Beyond the Fringe?
It's that time of year again when I'm getting demob happy and counting down the days to my annual long Summer holiday. It seems to get later every year, but I always insist that it must take in at least one week of August - quite apart from the fact that I think I'm entitled to take some of my Summer break in a month classified as a Summer month, as we've previously established, I have an abiding love for August and late Summer. It's also the time of year when people start asking me what I'm going to do with my time off, where I'm going and all that other intrusive questioning, and I tell them I'm taking my one man show to the last week of the Edinburgh Festival Fringe. This year I'm being a bit more elaborate than usual, in that the fictitious show has a name: 'Contempt of Court', based on my 'hilarious' experiences working in the civil justice system. I've even told some people that one of the District Judges (we're talking 'proper' District Judges here, not the glorified magistrates you sometimes find in magistrates courts) I used to work with is lending me his spare wig and gown.

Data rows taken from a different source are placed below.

@@ -241,14 +285,14 @@
   }
 }
 
-template <typename ET, int CI, int CO, int NS, int KH = 3, int KW = 3, int ST = 1>
-__global__ __launch_bounds__(256) void conv_wgrad_halo_kernel(const WgradHaloArgs a) {
-  conv_wgrad_halo_body<ET, CI, CO, NS, KH, KW, ST>(a, blockIdx.x, gridDim.x, blockIdx.y, blockIdx.z);
-}
-
-template <typename ET, int CI, int CO, int NS, int KH = 3, int KW = 3, int ST = 1>
-__global__ __launch_bounds__(256) void conv_wgrad_halo_multi_kernel(const WgradHaloArgs* __restrict__ tab,
-                                                                    const int* __restrict__ first, int n) {
+template <typename ET, int CI, int CO, int NS, int KH = 3, int KW = 3, int ST = 1, int NW = 4>
+__global__ __launch_bounds__(NW * 64) void conv_wgrad_halo_kernel(const WgradHaloArgs a) {
+  conv_wgrad_halo_body<ET, CI, CO, NS, KH, KW, ST, NW>(a, blockIdx.x, gridDim.x, blockIdx.y, blockIdx.z);
+}
+
+template <typename ET, int CI, int CO, int NS, int KH = 3, int KW = 3, int ST = 1, int NW = 4>
+__global__ __launch_bounds__(NW * 64) void conv_wgrad_halo_multi_kernel(const WgradHaloArgs* __restrict__ tab,
+                                                                       const int* __restrict__ first, int n) {
   const int b = blockIdx.x;
   int g = 0;
   while (g + 1 < n && b >= first[g + 1]) ++g;
@@ -256,7 +300,7 @@
   int r = b - first[g];
   const int bx = r % a.nsplit; r /= a.nsplit;
   const int by = r % a.nci, bz = r / a.nci;
-  conv_wgrad_halo_body<ET, CI, CO, NS, KH, KW, ST>(a, bx, a.nsplit, by, bz);
+  conv_wgrad_halo_body<ET, CI, CO, NS, KH, KW, ST, NW>(a, bx, a.nsplit, by, bz);
 }
 
 struct WhPlan { int cs, ns, nci, nco, nsplit; bool k71, s2; };
@@ -330,6 +374,8 @@
   static constexpr int stage = (ST == 2 ? WH_S2_HP : WH_HP(KH, KW)) * CI * 2 + 128 * CO * 2;
   static constexpr int NS = ST == 2 ? 2 : (CI == 32 && CO == 32) ? 3 : (stage > 36 * 1024 ? 3 : 4);
   static constexpr int per_cu = (CI == 32 && CO == 32) ? 2 : 1;
+  static constexpr int NW = (KH == 3 && KW == 3 && ST == 1 && CI == 64 &&
+                             ((CO == 64 && (IMM_WH_WAVES8 & 1)) || (CO == 32 && (IMM_WH_WAVES8 & 2)))) ? 8 : 4;
 };
 
 template <typename ET, int CI, int CO, int KH = 3, int KW = 3, int ST = 1>
@@ -337,7 +383,8 @@
   constexpr int stage = WhRing<CI, CO, KH, KW, ST>::stage;
   constexpr int NS = WhRing<CI, CO, KH, KW, ST>::NS;
   constexpr int lds = NS * stage + CI * 8;
-  imm_launch<conv_wgrad_halo_kernel<ET, CI, CO, NS, KH, KW, ST>>(grid, dim3(256), lds, s, a);
+  constexpr int NW = WhRing<CI, CO, KH, KW, ST>::NW;
+  imm_launch<conv_wgrad_halo_kernel<ET, CI, CO, NS, KH, KW, ST, NW>>(grid, dim3(NW * 64), lds, s, a);
 }
 
 static WgradHaloArgs wh_fill(const imm_conv_desc* d, const void* x, const void* dy, int lddy, float* slab, int nsplit,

As ever, nobody I tell really knows whether to believe me or not. Which is the way I like it. I've never understood why people always seem to have such a fascination with what their colleagues do when they're on holiday. Personally, I don't think that I've ever asked anyone where they're going on holiday. Frankly, I don't care. Obviously, I hope they do something they enjoy, but the details really are of no interest to me whatsoever. I feel much the same way about any other non-work aspects of their lives - it's none of my business what people do outside of the workplace. I suspect that much of this interest emanates from the idea that everybody else is leading a more interesting life than you - people want to believe that life really isn't as mundane as their own seems, they need to believe that there are more exciting lives to live out there somewhere. Sadly, I learned a long time ago that the majority of lives are pretty mundane and uneventful. Which doesn't mean they are uninteresting, just not that they aren't the way the media tells us they should be. However, the less people know about your private life, the more exciting they imagine it to be. So, by playing out this fantasy about the Edinburgh Festival every year, I like to think that I'm enriching my colleagues' lives and reassuring them that there really are more exciting lifestyles to aspire to.

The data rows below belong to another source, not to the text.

# luo-yining/CFDBench

Hardware: NVIDIA H100
Metric: fno_rollout_steps_per_sec (higher is better)
Workload: dtype bf16

## Files before the change

### cfdbench_b200/csrc/fno_project_tc.cu

```cuda
#include "fno_common.cuh"
#include "tc_common.cuh"

namespace fno {

constexpr int kPtWG = 4;
constexpr int kPtThreads = 128 * kPtWG;
constexpr int kPtM = kW;
constexpr uint32_t kPtLboA = (kPtM / 8) * 128;
constexpr uint32_t kPtLboB = (kProj / 8) * 128;
constexpr int kPtTilesPerSample = kH;
constexpr int kPtReps = kPtM * (kC / 4) / 128;

struct PtSmem {
  alignas(128) float w_hi[kProj * kC];
  alignas(128) float w_lo[kProj * kC];
  alignas(128) float a_hi[kPtWG][kPtM * kC];
  alignas(128) float a_lo[kPtWG][kPtM * kC];
  alignas(16) float4 w2q[kProj / 2];
  alignas(16) float2 b1p[kProj / 2];
};

template <typename TAct>
struct PtRegs {
  TAct v[kPtReps][4];
};

template <typename TAct>
__device__ __forceinline__ void pt_prefetch(PtRegs<TAct>& r, const TAct* __restrict__ a, int tile, int t) {
  const int b = tile / kPtTilesPerSample, p0 = (tile % kPtTilesPerSample) * kPtM;
#pragma unroll
  for (int rep = 0; rep < kPtReps; ++rep) {
    const int task = rep * 128 + t;
    const int m = task & (kPtM - 1), kq = task >> 6;
    const TAct* src = a + (static_cast<size_t>(b) * kC + 4 * kq) * kHW + p0 + m;
#pragma unroll
    for (int c = 0; c < 4; ++c) r.v[rep][c] = __ldg(src + static_cast<size_t>(c) * kHW);
  }
}

__device__ __forceinline__ float pt_to_float(float v) { return v; }
__device__ __forceinline__ float pt_to_float(__nv_bfloat16 v) { return __bfloat162float(v); }

template <typename TAct>
__device__ __forceinline__ void pt_split_store(const PtRegs<TAct>& r, float* a_hi, float* a_lo, int t) {
#pragma unroll
  for (int rep = 0; rep < kPtReps; ++rep) {
    const int task = rep * 128 + t;
    const int m = task & (kPtM - 1), kq = task >> 6;
    float hi[4], lo[4];
#pragma unroll
    for (int c = 0; c < 4; ++c) {
      const float x = pt_to_float(r.v[rep][c]);
      if constexpr (sizeof(TAct) == 4) tc::split_tf32(x, hi[c], lo[c]);
      else hi[c] = x;
    }
    const uint32_t off = tc::kmajor_offset(m, 4 * kq, kPtM) / 4;
    *reinterpret_cast<float4*>(a_hi + off) = make_float4(hi[0], hi[1], hi[2], hi[3]);
    if constexpr (sizeof(TAct) == 4) *reinterpret_cast<float4*>(a_lo + off) = make_float4(lo[0], lo[1], lo[2], lo[3]);
  }
}

template <typename TAct>
__global__ void __launch_bounds__(kPtThreads, 1)
    project_tc_kernel(const TAct* __restrict__ a, const float* __restrict__ w1, const float* __restrict__ b1,
                      const float* __restrict__ w2, const float* __restrict__ b2, const float* __restrict__ mask,
                      float* __restrict__ preds, int n_tiles) {
  constexpr bool kBf16 = sizeof(TAct) == 2;
  extern __shared__ __align__(1024) unsigned char smem_raw[];
  PtSmem& sm = *reinterpret_cast<PtSmem*>(smem_raw);
  const int tid = threadIdx.x, lane = tid & 31;
  const int wg = tc::warp_index_uniform() >> 2, t = tid & 127, wq = (tid >> 5) & 3;

  for (int e = tid; e < kProj * kC; e += kPtThreads) {
    const int j = e / kC, i = e % kC;
    float hi, lo;
    tc::split_tf32(w1[e], hi, lo);
    const uint32_t off = tc::kmajor_offset(j, i, kProj) / 4;
    sm.w_hi[off] = hi;
    sm.w_lo[off] = lo;
  }
  if (tid < kProj / 2) {
    sm.w2q[tid] = make_float4(w2[2 * tid], w2[kProj + 2 * tid], w2[2 * tid + 1], w2[kProj + 2 * tid + 1]);
    sm.b1p[tid] = make_float2(b1[2 * tid], b1[2 * tid + 1]);
  }
  const float b2x = b2[0], b2y = b2[1];
  tc::fence_proxy_async_smem();
  __syncthreads();
  pdl_wait();
  pdl_launch_dependents();

  const int first = blockIdx.x * kPtWG + wg, stride = gridDim.x * kPtWG;
  float* a_hi = sm.a_hi[wg];
  float* a_lo = sm.a_lo[wg];
  PtRegs<TAct> regs;
  if (first < n_tiles) pt_prefetch<TAct>(regs, a, first, t);
  for (int tile = first; tile < n_tiles; tile += stride) {
    pt_split_store<TAct>(regs, a_hi, a_lo, t);
    tc::fence_proxy_async_smem();
    tc::named_barrier(1 + wg, 128);
    if (tile + stride < n_tiles) pt_prefetch<TAct>(regs, a, tile + stride, t);
    float acc[64];
    tc::wg_fence();
    {
      const uint32_t a_s[3] = {tc::smem_addr(a_hi), tc::smem_addr(a_lo), tc::smem_addr(a_hi)};
      const uint32_t b_s[3] = {tc::smem_addr(sm.w_hi), tc::smem_addr(sm.w_hi), tc::smem_addr(sm.w_lo)};
#pragma unroll
      for (int pass = 0; pass < 3; ++pass) {
        if (kBf16 && pass == 1) continue;
#pragma unroll
        for (int ks = 0; ks < kC / 8; ++ks)
          tc::wg_tf32_ss_n128(acc, tc::make_smem_desc(a_s[pass] + ks * 2 * kPtLboA, kPtLboA, 128),
                              tc::make_smem_desc(b_s[pass] + ks * 2 * kPtLboB, kPtLboB, 128), (pass | ks) ? 1u : 0u);
      }
    }
    tc::wg_commit();
    tc::wg_wait<0>();
    tc::wg_fence_acc(acc);
    const int b = tile / kPtTilesPerSample, p0 = (tile % kPtTilesPerSample) * kPtM;
#pragma unroll
    for (int hh = 0; hh < 2; ++hh) {
      float2 out = make_float2(0.f, 0.f);
#pragma unroll
      for (int i0 = 0; i0 < 16; i0 += 8) {
        float2 g[8];
#pragma unroll
        for (int i = 0; i < 8; ++i) {
          const float2 bb = sm.b1p[4 * (i0 + i) + (lane & 3)];
          g[i] = make_float2(acc[4 * (i0 + i) + 2 * hh] + bb.x, acc[4 * (i0 + i) + 2 * hh + 1] + bb.y);
        }
        if constexpr (kBf16) {
          gelu_erf2_deg5_batch<8>(g);
        } else {
#pragma unroll
          for (int i = 0; i < 8; ++i) g[i] = gelu_erf2(g[i]);
        }
#pragma unroll
        for (int i = 0; i < 8; ++i) {
          const float4 wq4 = sm.w2q[4 * (i0 + i) + (lane & 3)];
          out = ffma2(make_float2(g[i].x, g[i].x), make_float2(wq4.x, wq4.y), out);
          out = ffma2(make_float2(g[i].y, g[i].y), make_float2(wq4.z, wq4.w), out);
        }
      }
      out.x += __shfl_xor_sync(0xffffffffu, out.x, 1);
      out.y += __shfl_xor_sync(0xffffffffu, out.y, 1);
      out.x += __shfl_xor_sync(0xffffffffu, out.x, 2);
      out.y += __shfl_xor_sync(0xffffffffu, out.y, 2);
      if ((lane & 3) == 0) {
        const int pix = p0 + 16 * wq + (lane >> 2) + 8 * hh;
        const float mk = __ldg(mask + static_cast<size_t>(b) * kHW + pix);
        preds[(static_cast<size_t>(b) * 2 + 0) * kHW + pix] = (b2x + out.x) * mk;
        preds[(static_cast<size_t>(b) * 2 + 1) * kHW + pix] = (b2y + out.y) * mk;
      }
    }
  }
}

template <typename TAct>
cudaError_t launch_project_tc(const void* a, const float* w1, const float* b1, const float* w2, const float* b2,
                              const float* mask, float* preds, int batch, cudaStream_t stream) {
  auto kern = project_tc_kernel<TAct>;
  constexpr size_t smem = sizeof(PtSmem);
  static PerDeviceLaunch pd;
  int n_sm = 0;
  cudaError_t e0 = per_device_setup(kern, smem, pd, &n_sm);
  if (e0 != cudaSuccess) return e0;
  const int n_tiles = batch * kPtTilesPerSample;
  const int want = (n_tiles + kPtWG - 1) / kPtWG;
  const int grid = want < n_sm ? want : n_sm;
  return launch_chained(kern, dim3(grid), dim3(kPtThreads), smem, stream, static_cast<const TAct*>(a), w1, b1, w2, b2,
                        mask, preds, n_tiles);
}
template cudaError_t launch_project_tc<float>(const void*, const float*, const float*, const float*, const float*,
                                              const float*, float*, int, cudaStream_t);
template cudaError_t launch_project_tc<__nv_bfloat16>(const void*, const float*, const float*, const float*,
                                                      const float*, const float*, float*, int, cudaStream_t);

}
```

Baseline: 1315.

## Pair bf16 activation loads, defer prefetch behind MMA, hoist mask loads

For bf16 activations, each thread loads two adjacent pixels as one 32-bit word and unpacks them with shifts into the K-major smem layout, halving load instructions. The next-tile prefetch now runs after the wgmma commit so global loads overlap the tensor-core work, and the mask value is loaded before the wgmma wait. Tile assignment is interleaved across warpgroups (wg*grid + block) rather than contiguous per block. Holding the prefetch registers across the epilogue may raise register pressure, and the paired path is only taken when the pointer is 4-byte aligned.

Result: no change. 1320 (median of 6 runs) (+0.4%).

```diff
diff --git a/cfdbench_b200/csrc/fno_project_tc.cu b/cfdbench_b200/csrc/fno_project_tc.cu
--- a/cfdbench_b200/csrc/fno_project_tc.cu
+++ b/cfdbench_b200/csrc/fno_project_tc.cu
@@ -1,3 +1,5 @@
+#include <type_traits>
+
 #include "fno_common.cuh"
 #include "tc_common.cuh"
 
@@ -20,47 +22,60 @@
   alignas(16) float2 b1p[kProj / 2];
 };
 
-template <typename TAct>
+template <typename TAct, int kVec>
 struct PtRegs {
-  TAct v[kPtReps][4];
+  static_assert(kVec == 1 || sizeof(TAct) == 2, "paired loads are for bf16 activations");
+  static constexpr int kReps = kPtReps / kVec;
+  using Elem = std::conditional_t<kVec == 2, uint32_t, TAct>;
+  Elem v[kReps][4];
 };
 
-template <typename TAct>
-__device__ __forceinline__ void pt_prefetch(PtRegs<TAct>& r, const TAct* __restrict__ a, int tile, int t) {
+template <typename TAct, int kVec>
+__device__ __forceinline__ void pt_prefetch(PtRegs<TAct, kVec>& r, const TAct* __restrict__ a, int tile, int t) {
   const int b = tile / kPtTilesPerSample, p0 = (tile % kPtTilesPerSample) * kPtM;
 #pragma unroll
-  for (int rep = 0; rep < kPtReps; ++rep) {
+  for (int rep = 0; rep < PtRegs<TAct, kVec>::kReps; ++rep) {
     const int task = rep * 128 + t;
-    const int m = task & (kPtM - 1), kq = task >> 6;
+    const int m = kVec * (task & (kPtM / kVec - 1)), kq = task / (kPtM / kVec);
     const TAct* src = a + (static_cast<size_t>(b) * kC + 4 * kq) * kHW + p0 + m;
 #pragma unroll
-    for (int c = 0; c < 4; ++c) r.v[rep][c] = __ldg(src + static_cast<size_t>(c) * kHW);
+    for (int c = 0; c < 4; ++c) {
+      if constexpr (kVec == 2) r.v[rep][c] = __ldg(reinterpret_cast<const unsigned int*>(src + static_cast<size_t>(c) * kHW));
+      else r.v[rep][c] = __ldg(src + static_cast<size_t>(c) * kHW);
+    }
   }
 }
 
 __device__ __forceinline__ float pt_to_float(float v) { return v; }
 __device__ __forceinline__ float pt_to_float(__nv_bfloat16 v) { return __bfloat162float(v); }
 
-template <typename TAct>
-__device__ __forceinline__ void pt_split_store(const PtRegs<TAct>& r, float* a_hi, float* a_lo, int t) {
-#pragma unroll
-  for (int rep = 0; rep < kPtReps; ++rep) {
+template <typename TAct, int kVec>
+__device__ __forceinline__ void pt_split_store(const PtRegs<TAct, kVec>& r, float* a_hi, float* a_lo, int t) {
+#pragma unroll
+  for (int rep = 0; rep < PtRegs<TAct, kVec>::kReps; ++rep) {
     const int task = rep * 128 + t;
-    const int m = task & (kPtM - 1), kq = task >> 6;
-    float hi[4], lo[4];
-#pragma unroll
-    for (int c = 0; c < 4; ++c) {
-      const float x = pt_to_float(r.v[rep][c]);
-      if constexpr (sizeof(TAct) == 4) tc::split_tf32(x, hi[c], lo[c]);
-      else hi[c] = x;
-    }
-    const uint32_t off = tc::kmajor_offset(m, 4 * kq, kPtM) / 4;
-    *reinterpret_cast<float4*>(a_hi + off) = make_float4(hi[0], hi[1], hi[2], hi[3]);
-    if constexpr (sizeof(TAct) == 4) *reinterpret_cast<float4*>(a_lo + off) = make_float4(lo[0], lo[1], lo[2], lo[3]);
-  }
-}
-
-template <typename TAct>
+    const int m0 = kVec * (task & (kPtM / kVec - 1)), kq = task / (kPtM / kVec);
+#pragma unroll
+    for (int e = 0; e < kVec; ++e) {
+      float hi[4], lo[4];
+#pragma unroll
+      for (int c = 0; c < 4; ++c) {
+        if constexpr (kVec == 2) {
+          hi[c] = __uint_as_float(e ? (r.v[rep][c] & 0xffff0000u) : (r.v[rep][c] << 16));
+        } else {
+          const float x = pt_to_float(r.v[rep][c]);
+          if constexpr (sizeof(TAct) == 4) tc::split_tf32(x, hi[c], lo[c]);
+          else hi[c] = x;
+        }
+      }
+      const uint32_t off = tc::kmajor_offset(m0 + e, 4 * kq, kPtM) / 4;
+      *reinterpret_cast<float4*>(a_hi + off) = make_float4(hi[0], hi[1], hi[2], hi[3]);
+      if constexpr (sizeof(TAct) == 4) *reinterpret_cast<float4*>(a_lo + off) = make_float4(lo[0], lo[1], lo[2], lo[3]);
+    }
+  }
+}
+
+template <typename TAct, int kVec>
 __global__ void __launch_bounds__(kPtThreads, 1)
     project_tc_kernel(const TAct* __restrict__ a, const float* __restrict__ w1, const float* __restrict__ b1,
                       const float* __restrict__ w2, const float* __restrict__ b2, const float* __restrict__ mask,
@@ -89,16 +104,15 @@
   pdl_wait();
   pdl_launch_dependents();
 
-  const int first = blockIdx.x * kPtWG + wg, stride = gridDim.x * kPtWG;
+  const int first = wg * gridDim.x + blockIdx.x, stride = gridDim.x * kPtWG;
   float* a_hi = sm.a_hi[wg];
   float* a_lo = sm.a_lo[wg];
-  PtRegs<TAct> regs;
-  if (first < n_tiles) pt_prefetch<TAct>(regs, a, first, t);
+  PtRegs<TAct, kVec> regs;
+  if (first < n_tiles) pt_prefetch<TAct, kVec>(regs, a, first, t);
   for (int tile = first; tile < n_tiles; tile += stride) {
-    pt_split_store<TAct>(regs, a_hi, a_lo, t);
+    pt_split_store<TAct, kVec>(regs, a_hi, a_lo, t);
     tc::fence_proxy_async_smem();
     tc::named_barrier(1 + wg, 128);
-    if (tile + stride < n_tiles) pt_prefetch<TAct>(regs, a, tile + stride, t);
     float acc[64];
     tc::wg_fence();
     {
@@ -114,9 +128,14 @@
       }
     }
     tc::wg_commit();
+    if (tile + stride < n_tiles) pt_prefetch<TAct, kVec>(regs, a, tile + stride, t);
+    const int b = tile / kPtTilesPerSample, p0 = (tile % kPtTilesPerSample) * kPtM;
+    float mk[2];
+#pragma unroll
+    for (int hh = 0; hh < 2; ++hh)
+      mk[hh] = (lane & 3) == 0 ? __ldg(mask + static_cast<size_t>(b) * kHW + p0 + 16 * wq + (lane >> 2) + 8 * hh) : 0.f;
     tc::wg_wait<0>();
     tc::wg_fence_acc(acc);
-    const int b = tile / kPtTilesPerSample, p0 = (tile % kPtTilesPerSample) * kPtM;
 #pragma unroll
     for (int hh = 0; hh < 2; ++hh) {
       float2 out = make_float2(0.f, 0.f);
@@ -147,18 +166,17 @@
       out.y += __shfl_xor_sync(0xffffffffu, out.y, 2);
       if ((lane & 3) == 0) {
         const int pix = p0 + 16 * wq + (lane >> 2) + 8 * hh;
-        const float mk = __ldg(mask + static_cast<size_t>(b) * kHW + pix);
-        preds[(static_cast<size_t>(b) * 2 + 0) * kHW + pix] = (b2x + out.x) * mk;
-        preds[(static_cast<size_t>(b) * 2 + 1) * kHW + pix] = (b2y + out.y) * mk;
-      }
-    }
-  }
-}
-
-template <typename TAct>
-cudaError_t launch_project_tc(const void* a, const float* w1, const float* b1, const float* w2, const float* b2,
-                              const float* mask, float* preds, int batch, cudaStream_t stream) {
-  auto kern = project_tc_kernel<TAct>;
+        preds[(static_cast<size_t>(b) * 2 + 0) * kHW + pix] = (b2x + out.x) * mk[hh];
+        preds[(static_cast<size_t>(b) * 2 + 1) * kHW + pix] = (b2y + out.y) * mk[hh];
+      }
+    }
+  }
+}
+
+template <typename TAct, int kVec>
+cudaError_t launch_project_tc_vec(const TAct* a, const float* w1, const float* b1, const float* w2, const float* b2,
+                                  const float* mask, float* preds, int batch, cudaStream_t stream) {
+  auto kern = project_tc_kernel<TAct, kVec>;
   constexpr size_t smem = sizeof(PtSmem);
   static PerDeviceLaunch pd;
   int n_sm = 0;
@@ -167,8 +185,17 @@
   const int n_tiles = batch * kPtTilesPerSample;
   const int want = (n_tiles + kPtWG - 1) / kPtWG;
   const int grid = want < n_sm ? want : n_sm;
-  return launch_chained(kern, dim3(grid), dim3(kPtThreads), smem, stream, static_cast<const TAct*>(a), w1, b1, w2, b2,
-                        mask, preds, n_tiles);
+  return launch_chained(kern, dim3(grid), dim3(kPtThreads), smem, stream, a, w1, b1, w2, b2, mask, preds, n_tiles);
+}
+
+template <typename TAct>
+cudaError_t launch_project_tc(const void* a, const float* w1, const float* b1, const float* w2, const float* b2,
+                              const float* mask, float* preds, int batch, cudaStream_t stream) {
+  const TAct* act = static_cast<const TAct*>(a);
+  if constexpr (sizeof(TAct) == 2)
+    if ((reinterpret_cast<uintptr_t>(a) & 3u) == 0)
+      return launch_project_tc_vec<TAct, 2>(act, w1, b1, w2, b2, mask, preds, batch, stream);
+  return launch_project_tc_vec<TAct, 1>(act, w1, b1, w2, b2, mask, preds, batch, stream);
 }
 template cudaError_t launch_project_tc<float>(const void*, const float*, const float*, const float*, const float*,
                                               const float*, float*, int, cudaStream_t);
```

Obviously, the whole lie will fall apart when someone spots me drinking in my local pub when I'm supposedly at the other end of the country, entertaining a bunch of students. But I'll cross that bridge when I come to it. Some years ago I told some acquaintances that I was going to Tibet for two weeks. It took some fast thinking to explain how come I'd been seen in a local supermarket and several pubs during this period. "Have you never heard of Tulpas?" I asked. "The thought forms some Tibetan monks are believed to be able to project that are indistinguishable from the real individual or object they are based on? Well, it just happens that I spent my Tibetan holiday in a monastery, studying with a group of Buddhist monks..." Anyway, for anyone interested, I'll be performing 'Contempt of Court' in the assembly rooms above the 'Dropped Bollock' in Nipple Lane, Edinburgh between 22-26 August. Tickets available in the saloon bar.
As ever, nobody I tell really knows whether to believe me or not. Which is the way I like it. I've never understood why people always seem to have such a fascination with what their colleagues do when they're on holiday. Personally, I don't think that I've ever asked anyone where they're going on holiday. Frankly, I don't care. Obviously, I hope they do something they enjoy, but the details really are of no interest to me whatsoever. I feel much the same way about any other non-work aspects of their lives - it's none of my business what people do outside of the workplace. I suspect that much of this interest emanates from the idea that everybody else is leading a more interesting life than you - people want to believe that life really isn't as mundane as their own seems, they need to believe that there are more exciting lives to live out there somewhere. Sadly, I learned a long time ago that the majority of lives are pretty mundane and uneventful. Which doesn't mean they are uninteresting, just not that they aren't the way the media tells us they should be. However, the less people know about your private life, the more exciting they imagine it to be. So, by playing out this fantasy about the Edinburgh Festival every year, I like to think that I'm enriching my colleagues' lives and reassuring them that there really are more exciting lifestyles to aspire to.
Obviously, the whole lie will fall apart when someone spots me drinking in my local pub when I'm supposedly at the other end of the country, entertaining a bunch of students. But I'll cross that bridge when I come to it. Some years ago I told some acquaintances that I was going to Tibet for two weeks. It took some fast thinking to explain how come I'd been seen in a local supermarket and several pubs during this period. "Have you never heard of Tulpas?" I asked. "The thought forms some Tibetan monks are believed to be able to project that are indistinguishable from the real individual or object they are based on? Well, it just happens that I spent my Tibetan holiday in a monastery, studying with a group of Buddhist monks..." Anyway, for anyone interested, I'll be performing 'Contempt of Court' in the assembly rooms above the 'Dropped Bollock' in Nipple Lane, Edinburgh between 22-26 August. Tickets available in the saloon bar.